Two delivery moments. “Email me this report” on any finished report sends the signed PDF to your account address as an attachment, with a fresh download link in the body. And monitoring schedules with email delivery enabled send a verdict summary to the recipient on the schedule every time a scheduled audit finishes — including a loud failure notice when a run crashes, because a silent inbox must never read as “all healthy”.

The email-me-this-report action on a signed report

§9

Monitor continuously

Monitoring schedules re-run the battery hourly or daily (EU AI Act Article 72 post-market monitoring). Scheduled runs land in your registry tagged “scheduled”, and email summaries deliver the verdict counts plus the signed-report link to the recipient address on the schedule.

§10

Sample data vs your data

The stat blocks count your real audits only. Rows marked SAMPLE are REAL audits of the deployed demo target — seeded through the same pipeline as yours and visible to every account so a fresh register is never empty. They are labeled everywhere they appear and never inflate your stats. The public demo replay at /replay plays the newest seeded run’s recorded timeline.

§11

Auth & privacy

Public: the landing page, the demo replay, and this documentation. Private: everything else — your audits, agents, schedules, datasets and settings are scoped to your account and invisible to anyone else. Sample runs are the one deliberate exception: ownerless, read-only, labeled.
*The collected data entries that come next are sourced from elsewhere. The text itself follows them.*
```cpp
static int step_launch(const ssa_consts* c, const ssa_step_params* p, void* stream, hipEvent_t ev0, hipEvent_t ev1,
                       const ssa_sensor_params* sens = nullptr, const ssa_sensor_envs_params* envs = nullptr)
{
    if (!c || !p || p->n_obj <= 0 || p->n_env <= 0) return SSA_E_INVALID;
    if (!p->x_true_in || !p->x_true_out || !p->x_in || !p->x_out || !p->P_in || !p->P_out || !p->status ||
        !p->obs || !p->metrics || !p->trans || !p->env_time || !p->z_noise || !p->stat_ws)
        return SSA_E_INVALID;
    if (sens) {
    } else if (p->launch_mask & SSA_LAUNCH_INLINE_ENVS) {
        if (!inline_envs_fit(p) || (p->launch_mask & SSA_LAUNCH_INLINE_ACTION)) return SSA_E_INVALID;
    } else if (p->launch_mask & SSA_LAUNCH_INLINE_ACTION) {
        if (p->n_env != 1) return SSA_E_INVALID;
    } else if (!p->actions) return SSA_E_INVALID;
    if ((p->launch_mask & SSA_LAUNCH_FOLD_INSIDE) &&
        (!p->stat_shards || !p->stats || (p->launch_mask & SSA_LAUNCH_DEFER_FOLD))) return SSA_E_INVALID;
    if (p->spos_tiles && !p->stat_shards) return SSA_E_INVALID;
    if (p->fail_log && (!p->fail_count || p->fail_cap <= 0)) return SSA_E_INVALID;
    if ((p->launch_mask & SSA_LAUNCH_MIRROR_F32) && !p->stat_shards) return SSA_E_UNSUPPORTED;
    if (p->obj_ids && (!p->stat_shards || ragged_envs(p))) return SSA_E_UNSUPPORTED;
    if ((p->spos_tiles || p->spos_tiles_prev) && ragged_envs(p)) return SSA_E_UNSUPPORTED;
    if (!consts_ok(c)) return SSA_E_INVALID;
    if (p->aer_cols != 0 && p->aer_cols != 1 && p->aer_cols != 4) return SSA_E_INVALID;
    StepK k;
    k.c = *c;
    k.p = *p;
    if (!rows_fit(p->n_env, p->n_obj)) return SSA_E_INVALID;
    const TileGrid g = tile_grid((int64_t)p->n_env * p->n_obj);
    const bool fast_stats = p->stat_shards != nullptr;
    const bool defer = fast_stats && (p->launch_mask & SSA_LAUNCH_DEFER_FOLD);
    if (defer && p->stat_shards_prev && (!p->stats_prev || p->stat_shards_prev == p->stat_shards)) return SSA_E_INVALID;
    const bool from_metrics = (p->launch_mask & SSA_LAUNCH_STATS_FROM_METRICS) != 0;
    if (from_metrics) {
        if (!defer || sens || p->n_env != 1 || g.per_wave != 1 || (p->launch_mask & SSA_LAUNCH_FOLD_INSIDE) || p->stat_shards_clear)
            return SSA_E_UNSUPPORTED;
        if (p->stat_shards_prev && !p->metrics_prev) return SSA_E_INVALID;
    }
    const int nfold = (defer && p->stat_shards_prev) ? (from_metrics ? STAT_SERVICE_WAVES : p->n_env) : 0;
    dim3 grid((unsigned)(g.nwork + nfold)), block(64);
    const int nparts = post_parts(p->n_obj, p->n_env);
    StatAcc* parts = (StatAcc*)p->stat_ws;
    hipStream_t s = (hipStream_t)stream;
    const unsigned mask = (p->launch_mask & 7u) ? (p->launch_mask & 7u) : 7u;
    const int prop = c->propagator;
    if ((mask & 1u) && envs) {
        VecSensK kv;
        kv.k = k;
        kv.k.p.upd = nullptr;
        kv.k.p.actions = nullptr;
        kv.s = idle_sites(sens);
        kv.v = *envs;
        with_prop(prop, g.per_wave != 1, [&](auto P, auto M) {
            hipExtLaunchKernelGGL((vector_sensors_kernel<P, M>), grid, block, 0, s, ev0, ev1, 0, g.arg, g.nwork, p->P_in, p->x_in, p->x_true_in, p->status, kv);
        });
    } else if ((mask & 1u) && sens) {
        SensK ks;
        ks.k = k;
        ks.k.p.upd = nullptr;
        ks.k.p.actions = nullptr;
        ks.k.p.launch_mask &= ~SSA_LAUNCH_INLINE_ACTION;
        ks.s = *sens;
        with_prop(prop, g.per_wave != 1, [&](auto P, auto M) {
            hipExtLaunchKernelGGL((step_sensors_kernel<P, M>), grid, block, 0, s, ev0, ev1, 0, g.arg, g.nwork, p->P_in, p->x_in, p->x_true_in, p->status, ks);
        });
    } else if (mask & 1u) {
        with_prop(prop, g.per_wave != 1, [&](auto P, auto M) {
            hipExtLaunchKernelGGL((step_fast_kernel<P, M>), grid, block, 0, s, ev0, ev1, 0, g.arg, g.nwork, p->P_in, p->x_in, p->x_true_in, p->status, k);
        });
    }
    if (fast_stats) {
        if ((p->launch_mask & SSA_LAUNCH_FOLD_INSIDE) && g.per_wave == 1) return launch_status();
        if ((mask & 6u) && !defer && p->stats)
            hipLaunchKernelGGL(reward_fold_kernel, dim3(p->n_env), dim3(64), 0, s, (unsigned long long*)p->stat_shards, p->stats,
                               (const unsigned long long*)p->spos_tiles, p->n_obj);
        return launch_status();
    }
    if (mask & 2u)
        with_prop(prop, [&](auto P) { hipLaunchKernelGGL(step_post_kernel<P>, dim3(nparts, p->n_env), dim3(POST_T), 0, s, k, parts, nparts); });
    if ((mask & 4u) && p->stats)
        hipLaunchKernelGGL(reward_final_kernel, dim3(p->n_env), dim3(64), 0, s, (const StatAcc*)parts, p->stats, nparts);
    return launch_status();
}
int32_t ssa_stats_from_metrics_waves(int64_t n_obj, int32_t n_env)
{
    if (n_obj <= 0 || n_env != 1) return 0;
    return tile_grid(n_obj).per_wave == 1 ? STAT_SERVICE_WAVES : 0;
}
int ssa_stats_fold_metrics_f64(const double* metrics, uint64_t* stat_shards, const uint64_t* spos_tiles, double* stats, int64_t n_obj,
                               void* stream)
{
    if (!metrics || !stat_shards || !stats || n_obj <= 0 || n_obj >= ((int64_t)1 << 31)) return SSA_E_INVALID;
    hipLaunchKernelGGL(reward_service_kernel, dim3(STAT_SERVICE_WAVES), dim3(64), 0, (hipStream_t)stream, metrics,
                       (unsigned long long*)stat_shards, stats, (const unsigned long long*)spos_tiles, n_obj);
    return launch_status();
}
int ssa_env_step_f64(const ssa_consts* c, const ssa_step_params* p, void* stream)
{
    return step_launch(c, p, stream, nullptr, nullptr);
}
int ssa_env_step_sensors_f64(const ssa_consts* c, const ssa_step_params* p, const ssa_sensor_params* sp, void* stream)
{
    if (!c || !p || !sp) return SSA_E_INVALID;
    const int rc = sensors_ok(sp, p);
    if (rc != SSA_OK) return rc;
    if (!noise_stride_ok(sp)) return SSA_E_INVALID;
    return step_launch(c, p, stream, nullptr, nullptr, sp);
}
int ssa_env_step_sensors_envs_f64(const ssa_consts* c, const ssa_step_params* p, const ssa_sensor_params* sp,
                                  const ssa_sensor_envs_params* envs, void* stream)
{
    if (!c || !p || !sp || !envs) return SSA_E_INVALID;
    if (sites_ok(sp) != SSA_OK || !noise_stride_ok(sp)) return SSA_E_INVALID;
    if ((p->launch_mask & SSA_LAUNCH_INLINE_ACTION) || !inline_envs_fit(p)) return SSA_E_INVALID;
    if (!(p->launch_mask & SSA_LAUNCH_INLINE_ENVS) && !row_aligned(envs->actions)) return SSA_E_INVALID;
    if (ragged_envs(p) || (p->launch_mask & SSA_LAUNCH_STATS_FROM_METRICS)) return SSA_E_UNSUPPORTED;
    return step_launch(c, p, stream, nullptr, nullptr, sp, envs);
}
static hipEvent_t g_prof_ev[SSA_PROFILE_SLOTS][2];
static bool g_prof_made[SSA_PROFILE_SLOTS];
int ssa_env_step_profiled_f64(const ssa_consts* c, const ssa_step_params* p, void* stream, int32_t slot)
{
    if (slot < 0 || slot >= SSA_PROFILE_SLOTS) return SSA_E_INVALID;
    if (!g_prof_made[slot]) {
        if (hipEventCreate(&g_prof_ev[slot][0]) != hipSuccess || hipEventCreate(&g_prof_ev[slot][1]) != hipSuccess) return SSA_E_LAUNCH;
        g_prof_made[slot] = true;
    }
    return step_launch(c, p, stream, g_prof_ev[slot][0], g_prof_ev[slot][1]);
}
int ssa_env_step_profile_ms(int32_t slot, float* kernel_ms)
{
    if (slot < 0 || slot >= SSA_PROFILE_SLOTS || !kernel_ms || !g_prof_made[slot]) return SSA_E_INVALID;
    if (hipEventSynchronize(g_prof_ev[slot][1]) != hipSuccess ||
        hipEventElapsedTime(kernel_ms, g_prof_ev[slot][0], g_prof_ev[slot][1]) != hipSuccess) return SSA_E_LAUNCH;
    return SSA_OK;
}
static int lookahead_args(const ssa_consts* c, const ssa_step_params* p, const ssa_lookahead_out* o, LookK& k)
{
    if (!c || !p || !o || p->n_obj <= 0 || p->n_env <= 0) return SSA_E_INVALID;
    if (!p->x_true_in || !p->x_in || !p->P_in || !p->status || !p->trans || !p->env_time) return SSA_E_INVALID;
    if (!o->score || !o->status || !o->visible) return SSA_E_INVALID;
    if (!inline_envs_fit(p)) return SSA_E_INVALID;
    if (p->obj_ids && ragged_envs(p)) return SSA_E_UNSUPPORTED;
    if (!consts_ok(c) || !rows_fit(p->n_env, p->n_obj)) return SSA_E_INVALID;
    k.k.c = *c;
    k.k.p = *p;
    k.o = *o;
    ssa_step_params& q = k.k.p;
    q.x_true_out = nullptr; q.x_out = nullptr; q.P_out = nullptr; q.obs = nullptr; q.metrics = nullptr; q.upd = nullptr;
    q.actions = nullptr; q.z_noise = nullptr; q.stats = nullptr; q.work = nullptr; q.stat_ws = nullptr;
    q.stat_shards = nullptr; q.stat_shards_prev = nullptr; q.stats_prev = nullptr; q.aer_out = nullptr; q.stat_shards_clear = nullptr;
    q.metrics_prev = nullptr;
    q.obs_mirror = nullptr; q.spos_tiles = nullptr; q.spos_tiles_prev = nullptr; q.fail_log = nullptr; q.fail_count = nullptr;
    q.fail_cap = 0;
    q.launch_mask = p->launch_mask & SSA_LAUNCH_INLINE_ENVS;
    return SSA_OK;
}
int ssa_lookahead_f64(const ssa_consts* c, const ssa_step_params* p, const ssa_lookahead_out* o, void* stream)
{
    LookK k;
    const int rc = lookahead_args(c, p, o, k);
    if (rc != SSA_OK) return rc;
    const TileGrid g = tile_grid((int64_t)p->n_env * p->n_obj);
    dim3 grid((unsigned)g.nwork), block(64);
    hipStream_t s = (hipStream_t)stream;
    with_prop(c->propagator, g.per_wave != 1, [&](auto P, auto M) {
        hipLaunchKernelGGL((lookahead_kernel<P, M>), grid, block, 0, s, g.arg, g.nwork, p->P_in, p->x_in, p->x_true_in, p->status, k);
    });
    return launch_status();
}
static int lookahead_sensors_args(const ssa_consts* c, const ssa_step_params* p, const ssa_sensor_params* sp, const ssa_lookahead_out* o,
                                  bool envs, LookK& k, ssa_sensor_params& sites)
{
    if (!c || !p || !sp || !o) return SSA_E_INVALID;
    int rc = envs ? sites_ok(sp) : sensors_ok(sp, p);
    if (rc != SSA_OK) return rc;
    rc = lookahead_args(c, p, o, k);
    if (rc != SSA_OK) return rc;
    if (!rows_fit(p->n_env, sp->n_sensor, p->n_obj)) return SSA_E_INVALID;
    if (ragged_envs(p)) return SSA_E_UNSUPPORTED;
    sites = idle_sites(sp);
    return SSA_OK;
}
int ssa_lookahead_sensors_f64(const ssa_consts* c, const ssa_step_params* p, const ssa_sensor_params* sp, const ssa_lookahead_out* o,
                              void* stream)
{
    LookSensK k;
    const int rc = lookahead_sensors_args(c, p, sp, o, false, k.k, k.s);
    if (rc != SSA_OK) return rc;
    const TileGrid g = tile_grid(p->n_obj);
    dim3 grid((unsigned)g.nwork), block(64);
    hipStream_t s = (hipStream_t)stream;
    with_prop(c->propagator, g.per_wave != 1, [&](auto P, auto M) {
        hipLaunchKernelGGL((lookahead_sensors_kernel<P, M>), grid, block, 0, s, g.arg, g.nwork, p->P_in, p->x_in, p->x_true_in, p->status, k);
    });
    return launch_status();
}
int ssa_lookahead_sensors_envs_f64(const ssa_consts* c, const ssa_step_params* p, const ssa_sensor_params* sp, const ssa_lookahead_out* o,
                                   void* stream)
{
    VecLookSensK k;
    const int rc = lookahead_sensors_args(c, p, sp, o, true, k.k, k.s);
    if (rc != SSA_OK) return rc;
    const TileGrid g = tile_grid((int64_t)p->n_env * p->n_obj);
    dim3 grid((unsigned)g.nwork), block(64);
    hipStream_t s = (hipStream_t)stream;
    with_prop(c->propagator, g.per_wave != 1, [&](auto P, auto M) {
        hipLaunchKernelGGL((lookahead_sensor_envs_kernel<P, M>), grid, block, 0, s, g.arg, g.nwork, p->P_in, p->x_in, p->x_true_in, p->status, k);
    });
    return launch_status();
}
int ssa_forecast_sensors_f64(const ssa_consts* c, const ssa_step_params* p, const ssa_sensor_params* sp, const ssa_forecast_params* f,
                             void* stream)
{
    if (!f) return SSA_E_INVALID;
    LookK lk;
    ForeSensK k;
    const int rc = lookahead_sensors_args(c, p, sp, &f->out, false, lk, k.s);
    if (rc != SSA_OK) return rc;
    if (f->n_steps < 1) return SSA_E_INVALID;
    k.k = lk.k;
    k.k.p.launch_mask = 0;
    k.f = *f;
    const TileGrid g = tile_grid(p->n_obj);
    hipStream_t s = (hipStream_t)stream;
    with_prop(c->propagator, [&](auto P) { hipLaunchKernelGGL(forecast_sensors_kernel<P>, dim3(g.nwork), dim3(64), 0, s, k, (int)g.ntiles, g.nwork); });
    return launch_status();
}
int ssa_forecast_sensors_envs_f64(const ssa_consts* c, const ssa_step_params* p, const ssa_sensor_params* sp, const ssa_forecast_params* f,
                                  void* stream)
{
    if (!f) return SSA_E_INVALID;
    LookK lk;
    VecForeSensK k;
    const int rc = lookahead_sensors_args(c, p, sp, &f->out, true, lk, k.s);
    if (rc != SSA_OK) return rc;
    if (f->n_steps < 1) return SSA_E_INVALID;
    k.k = lk.k;
    k.f = *f;
    const TileGrid g = tile_grid((int64_t)p->n_env * p->n_obj);
    hipStream_t s = (hipStream_t)stream;
    with_prop(c->propagator, [&](auto P) { hipLaunchKernelGGL(forecast_sensor_envs_kernel<P>, dim3(g.nwork), dim3(64), 0, s, k, (int)g.ntiles, g.nwork); });
    return launch_status();
}
static int rollout_args(const ssa_consts* c, const ssa_step_params* p, const ssa_rollout_params* r, bool sens, RollK& rk, bool ids_per_env = false)
{
    if (!c || !p || !r || p->n_obj <= 0 || p->n_env <= 0 || r->n_steps < 1 || r->history < 2) return SSA_E_INVALID;
    if (r->slot_out < 0 || r->slot_out >= r->history) return SSA_E_INVALID;
    if (!r->x_true_ring || !r->x_ring || !r->P_ring || !r->obs_ring || !r->metrics_ring || !r->stats_ring || (!sens && !r->actions) ||
        !r->stat_shards)
        return SSA_E_INVALID;
    if (!p->status || !p->trans || !p->env_time || !p->z_noise) return SSA_E_INVALID;
// ... 492 lines not shown
```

Data residency is stated on every signed report and renders verbatim: “Audit traces are retained in Phoenix Audit’s hosted Phoenix project for 24 hours after this report’s cryptographic signature is emitted, then cryptographically erased via Cloud KMS key-shred. Phoenix Audit acts as a GDPR Article 28 data processor for the duration of the retention window. This signed PDF is the durable artifact; all underlying probe-and-response data is destroyed after the retention window closes.”